WORK TO COMPLETE —
Check each line of the material, and show the ones that include the word "float".

>>

# knagrecha/saturn

Hardware: AMD Instinct MI355X
Metric: samples_per_s (higher is better)
Workload: dtype bf16; 1 GPU; model=gptj-6b, global_batch=16, seq_len=512, parallelism=dp1, optimizer=fused_sgd

## Files before the change

### saturn_amd/models/gptj.py

```python

from __future__ import annotations


import os
from dataclasses import dataclass

import torch
import torch.nn as nn

from saturn_amd.ops.functional import (
    fused_gelu,
    FusedLayerNorm,
    apply_rope,
    causal_attention,
    fused_add3,
    fused_cross_entropy,
    rope_tables,
    FusedDropout,
    FusedEmbedding,
    gptj_mlp,
    mlp_fused_supported,
    gptj_branches,
    gptj_branches_supported,
)


@dataclass
class GPTJConfig:
    vocab_size: int = 50400
    n_ctx: int = 512
    n_embd: int = 4096
    n_head: int = 16
    n_layer: int = 28
    rotary_dim: int = 64
    embd_pdrop: float = 0.0
    resid_pdrop: float = 0.0


class GPTJAttention(nn.Module):
    def __init__(self, cfg: GPTJConfig):
        super().__init__()
        self.n_head = cfg.n_head
        self.head_dim = cfg.n_embd // cfg.n_head
        self.rotary_dim = cfg.rotary_dim
        E = cfg.n_embd
        self.q_proj = nn.Linear(E, E, bias=False)
        self.k_proj = nn.Linear(E, E, bias=False)
        self.v_proj = nn.Linear(E, E, bias=False)
        self.out_proj = nn.Linear(E, E, bias=False)
        self.n_ctx = cfg.n_ctx
        self._rope_f32 = rope_tables(cfg.n_ctx, cfg.rotary_dim)

    def _rope(self, device):
        if self._rope_f32[0].device != device:
            self._rope_f32 = tuple(t.to(device) for t in self._rope_f32)
        return self._rope_f32

    def forward(self, x):
        B, T, E = x.shape
        H, D = self.n_head, self.head_dim
        q = self.q_proj(x).view(B, T, H, D)
        k = self.k_proj(x).view(B, T, H, D)
        v = self.v_proj(x).view(B, T, H, D)
        cos, sin = self._rope(x.device)
        q = apply_rope(q, cos, sin)
        k = apply_rope(k, cos, sin)
        q = q.transpose(1, 2)
        k = k.transpose(1, 2)
        v = v.transpose(1, 2)
        o = causal_attention(q, k, v)
        o = o.transpose(1, 2).reshape(B, T, -1)
        return self.out_proj(o)


class GPTJMLP(nn.Module):
    def __init__(self, cfg: GPTJConfig):
        super().__init__()
        E = cfg.n_embd
        self.fc_in = nn.Linear(E, 4 * E)
        self.fc_out = nn.Linear(4 * E, E)

    @staticmethod
    def _plain_linear(m) -> bool:
        return type(m) is nn.Linear and not (
            m._forward_hooks
            or m._forward_pre_hooks
            or m._backward_hooks
            or m._backward_pre_hooks
        )

    def _use_fused(self, x) -> bool:
        if os.environ.get("SAMD_MLP_FUSED", "1") == "0":
            return False
        fi, fo = self.fc_in, self.fc_out
        return (
            x.is_cuda
            and self._plain_linear(fi)
            and self._plain_linear(fo)
            and mlp_fused_supported(x, fi.weight, fi.bias, fo.weight, fo.bias)
        )

    def forward(self, x):
        if self._use_fused(x):
            fi, fo = self.fc_in, self.fc_out
            return gptj_mlp(x, fi.weight, fi.bias, fo.weight, fo.bias)
        return self.fc_out(fused_gelu(self.fc_in(x)))
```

<<

EXPECTED ANSWER —
    embd_pdrop: float = 0.0
    resid_pdrop: float = 0.0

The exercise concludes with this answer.